- _Requirement_
In the material below, find the line with "K, WB, AM, 0><<<grid, 256, 0, st>>>(g); break;" and the line with "k_skinny8_ffn2<true><<<dim3(g.N / 16, (g.M", then output those two lines and every line between them, exactly.

- _Data for review_
@@ -181,6 +255,7 @@
         rv[i] = ld_at(g.res, 4u * (unsigned)(row * (int)g.ldr + cc));
       }
     }
+    bc = ld_at(g.bias, 4u * cc);
   };
 
   skinny_prologue<RB, K, AMODE>(g, As, sas, m0, tid, wave, lane, issue_rest);
@@ -242,7 +317,8 @@
 }
 
 template <bool OWN>
-__global__ __launch_bounds__(512) void k_skinny8_ffn2(SkinnyArgs g) {
+__global__ __launch_bounds__(512) void k_skinny8_ffn2(QTX_KA_PARAMS, SkTail kt) {
+  const SkinnyArgs g = sk_args<OWN ? A_F32R : A_F32Q>(QTX_KA_VALS, kt);
   constexpr int K = 2048, RB = 4, KW = K / 8, NS = KW / 64, LDA = K + 16;
   __shared__ __attribute__((aligned(16))) uint8_t As[16 * LDA];
   __shared__ float sas[16];
@@ -268,8 +344,10 @@
     wf[s] = ld_at(reinterpret_cast<const uint4*>(g.W), (unsigned)(n * (int)g.ldw + wave * KW + 64 * s + 16 * fg));
   const int col = n0 + fr, cc = min(col, g.N - 1);
   const bool cok = col < g.N;
-  const float swc = ld_at(g.sw, 4u * cc), bc = ld_at(g.bias, 4u * cc);
+  const float swc = ld_at(g.sw, 4u * cc);
+  __builtin_amdgcn_sched_barrier(0);
   const float rv = ld_at(g.res, 4u * (unsigned)(min(m0 + fg, g.M - 1) * (int)g.ldr + cc));
+  const float bc = ld_at(g.bias, 4u * cc);
   {
     const bool ok = m0 + r < g.M;
     float rmax;
@@ -320,7 +398,8 @@
 }
 
 template <int RB, int WBITS, int AMODE, int FLAGS>
-__global__ __launch_bounds__(256) void k_skinny_wide(SkinnyArgs g) {
+__global__ __launch_bounds__(256) void k_skinny_wide(QTX_KA_PARAMS, SkTail kt) {
+  const SkinnyArgs g = sk_args<AMODE>(QTX_KA_VALS, kt);
   constexpr int K = 512, NS = K / 64, LDA = K + 16;
   static_assert(RB % 4 == 0 && RB <= 16, "rows per block");
   __shared__ __attribute__((aligned(16))) uint8_t As[16 * LDA];
@@ -353,6 +432,7 @@
 #endif
     }
     swc = cok ? ld_at(g.sw, 4u * col) : 0.0f;
+    __builtin_amdgcn_sched_barrier(0);
     bc = cok ? ld_at(g.bias, 4u * col) : 0.0f;
     if constexpr (RB == 4) {
       rv[0] = (resid && cok && m0 + fg < g.M) ? ld_at(g.res, 4u * (unsigned)((m0 + fg) * (int)g.ldr + col)) : 0.0f;
@@ -457,11 +537,11 @@
 hipError_t skinny_wide_flags(const SkinnyArgs& g, hipStream_t st) {
   const dim3 grid(g.N / 64, (g.M + RB - 1) / RB);
   switch (g.flags) {
-    case 0: k_skinny_wide<RB, WB, AM, 0><<<grid, 256, 0, st>>>(g); break;
-    case EPI_RELU: k_skinny_wide<RB, WB, AM, EPI_RELU><<<grid, 256, 0, st>>>(g); break;
-    case EPI_RESIDUAL: k_skinny_wide<RB, WB, AM, EPI_RESIDUAL><<<grid, 256, 0, st>>>(g); break;
+    case 0: QTX_SK_LAUNCH(AM, grid, 256, k_skinny_wide<RB, WB, AM, 0>); break;
+    case EPI_RELU: QTX_SK_LAUNCH(AM, grid, 256, k_skinny_wide<RB, WB, AM, EPI_RELU>); break;
+    case EPI_RESIDUAL: QTX_SK_LAUNCH(AM, grid, 256, k_skinny_wide<RB, WB, AM, EPI_RESIDUAL>); break;
     case EPI_RELU | EPI_ROWMAX:
-      k_skinny_wide<RB, WB, AM, EPI_RELU | EPI_ROWMAX><<<grid, 256, 0, st>>>(g);
+      QTX_SK_LAUNCH(AM, grid, 256, k_skinny_wide<RB, WB, AM, EPI_RELU | EPI_ROWMAX>);
       break;
     default: return hipErrorInvalidValue;
   }
@@ -481,11 +561,11 @@
 hipError_t skinny_flags(const SkinnyArgs& g, hipStream_t st) {
   const dim3 grid(g.N / 16, (g.M + RB - 1) / RB);
   switch (g.flags) {
-    case 0: k_skinny<MF, RB, K, WB, AM, 0><<<grid, 256, 0, st>>>(g); break;
-    case EPI_RELU: k_skinny<MF, RB, K, WB, AM, EPI_RELU><<<grid, 256, 0, st>>>(g); break;
-    case EPI_RESIDUAL: k_skinny<MF, RB, K, WB, AM, EPI_RESIDUAL><<<grid, 256, 0, st>>>(g); break;
+    case 0: QTX_SK_LAUNCH(AM, grid, 256, k_skinny<MF, RB, K, WB, AM, 0>); break;
+    case EPI_RELU: QTX_SK_LAUNCH(AM, grid, 256, k_skinny<MF, RB, K, WB, AM, EPI_RELU>); break;
+    case EPI_RESIDUAL: QTX_SK_LAUNCH(AM, grid, 256, k_skinny<MF, RB, K, WB, AM, EPI_RESIDUAL>); break;
     case EPI_RELU | EPI_ROWMAX:
-      k_skinny<MF, RB, K, WB, AM, EPI_RELU | EPI_ROWMAX><<<grid, 256, 0, st>>>(g);
+      QTX_SK_LAUNCH(AM, grid, 256, k_skinny<MF, RB, K, WB, AM, EPI_RELU | EPI_ROWMAX>);
       break;
     default: return hipErrorInvalidValue;
   }
@@ -525,9 +605,9 @@
     if (g.M <= sk8_maxm && WB == 8 && g.flags == EPI_RESIDUAL &&
         ((g.amode == A_F32Q && g.pmax_n <= 128) || g.amode == A_F32R)) {
       if (g.amode == A_F32R)
-        k_skinny8_ffn2<true><<<dim3(g.N / 16, (g.M + 3) / 4), 512, 0, st>>>(g);
+        QTX_SK_LAUNCH(A_F32R, dim3(g.N / 16, (g.M + 3) / 4), 512, k_skinny8_ffn2<true>);
       else
-        k_skinny8_ffn2<false><<<dim3(g.N / 16, (g.M + 3) / 4), 512, 0, st>>>(g);
+        QTX_SK_LAUNCH(A_F32Q, dim3(g.N / 16, (g.M + 3) / 4), 512, k_skinny8_ffn2<false>);
       return hipGetLastError();
     }
     const int rb_i8 = kn.rb_i8_2048 > 0 ? kn.rb_i8_2048 : (big ? 16 : 4);
@@ -554,8 +634,37 @@
 constexpr int DEC_MAXK = 128;
 constexpr int DEC_KST = 20;
 
+template <bool KV_NEW> struct DaLead;
+template <> struct DaLead<true> {
+  uint64_t y; int ldy, kv_bs; uint64_t kc, vc, skc, svc; int host_step1, zero;
+};
+template <> struct DaLead<false> {
+  uint64_t y; int ldy, kv_bs; uint64_t kc, vc, skc, svc; int S, zero;
+};
+struct DaTail { const int* step; const uint8_t* mask; float* ctx; float* pmax; int B; };
+
+template <bool KV_NEW> KaLead da_lead(const DecAttnArgs& a) {
+  DaLead<KV_NEW> l{};
+  l.y = ka_int(a.y); l.ldy = (int)a.ldy; l.kv_bs = (int)a.kv_bs;
+  l.kc = ka_int(a.kc); l.vc = ka_int(a.vc); l.skc = ka_int(a.skc); l.svc = ka_int(a.svc);
+  if constexpr (KV_NEW) l.host_step1 = a.host_step1; else l.S = a.S;
+  return ka_pack(l);
+}
+template <bool KV_NEW>
+__device__ __forceinline__ DecAttnArgs da_args(const KaLead& k, const DaTail& t) {
+  const DaLead<KV_NEW> l = __builtin_bit_cast(DaLead<KV_NEW>, k);
+  DecAttnArgs a{};
+  a.y = ka_ptr<const float>(l.y); a.ldy = l.ldy; a.kv_bs = l.kv_bs;
+  a.kc = ka_ptr<int8_t>(l.kc); a.vc = ka_ptr<int8_t>(l.vc);
+  a.skc = ka_ptr<float>(l.skc); a.svc = ka_ptr<float>(l.svc);
+  if constexpr (KV_NEW) a.host_step1 = l.host_step1; else a.S = l.S;
+  a.step = t.step; a.mask = t.mask; a.ctx = t.ctx; a.pmax = t.pmax; a.B = t.B;
+  return a;
+}
+
 template <bool KV_NEW, int NIT>
-__global__ __launch_bounds__(64) void k_dec_attn(DecAttnArgs a) {
+__global__ __launch_bounds__(64) void k_dec_attn(QTX_KA_PARAMS, DaTail kt) {
+  const DecAttnArgs a = da_args<KV_NEW>(QTX_KA_VALS, kt);
   __shared__ __attribute__((aligned(16))) uint32_t Ks[DEC_MAXK * DEC_KST];
   __shared__ __attribute__((aligned(16))) uint8_t Vs[DEC_MAXK * 64];
   __shared__ float svs[DEC_MAXK];
@@ -564,9 +673,6 @@
   const int b = blockIdx.x, h = blockIdx.y, lane = threadIdx.x;
   QTX_STAMP(0);
   const float* yr = a.y + (long)b * a.ldy;
-  const int nrows = KV_NEW ? (a.host_step1 > 0 ? a.host_step1 : (int)a.kv_bs) : a.S;
-  const long kvb = (long)b * a.kv_bs;
-  const long vgb = (long)b * ((a.kv_bs + 3) >> 2);
 
   float4 yq[2], yk[2], yv[2];
 #pragma unroll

- _Response to the task_
-    case 0: k_skinny<MF, RB, K, WB, AM, 0><<<grid, 256, 0, st>>>(g); break;
-    case EPI_RELU: k_skinny<MF, RB, K, WB, AM, EPI_RELU><<<grid, 256, 0, st>>>(g); break;
-    case EPI_RESIDUAL: k_skinny<MF, RB, K, WB, AM, EPI_RESIDUAL><<<grid, 256, 0, st>>>(g); break;
+    case 0: QTX_SK_LAUNCH(AM, grid, 256, k_skinny<MF, RB, K, WB, AM, 0>); break;
+    case EPI_RELU: QTX_SK_LAUNCH(AM, grid, 256, k_skinny<MF, RB, K, WB, AM, EPI_RELU>); break;
+    case EPI_RESIDUAL: QTX_SK_LAUNCH(AM, grid, 256, k_skinny<MF, RB, K, WB, AM, EPI_RESIDUAL>); break;
     case EPI_RELU | EPI_ROWMAX:
-      k_skinny<MF, RB, K, WB, AM, EPI_RELU | EPI_ROWMAX><<<grid, 256, 0, st>>>(g);
+      QTX_SK_LAUNCH(AM, grid, 256, k_skinny<MF, RB, K, WB, AM, EPI_RELU | EPI_ROWMAX>);
       break;
     default: return hipErrorInvalidValue;
   }
@@ -525,9 +605,9 @@
     if (g.M <= sk8_maxm && WB == 8 && g.flags == EPI_RESIDUAL &&
         ((g.amode == A_F32Q && g.pmax_n <= 128) || g.amode == A_F32R)) {
       if (g.amode == A_F32R)
-        k_skinny8_ffn2<true><<<dim3(g.N / 16, (g.M + 3) / 4), 512, 0, st>>>(g);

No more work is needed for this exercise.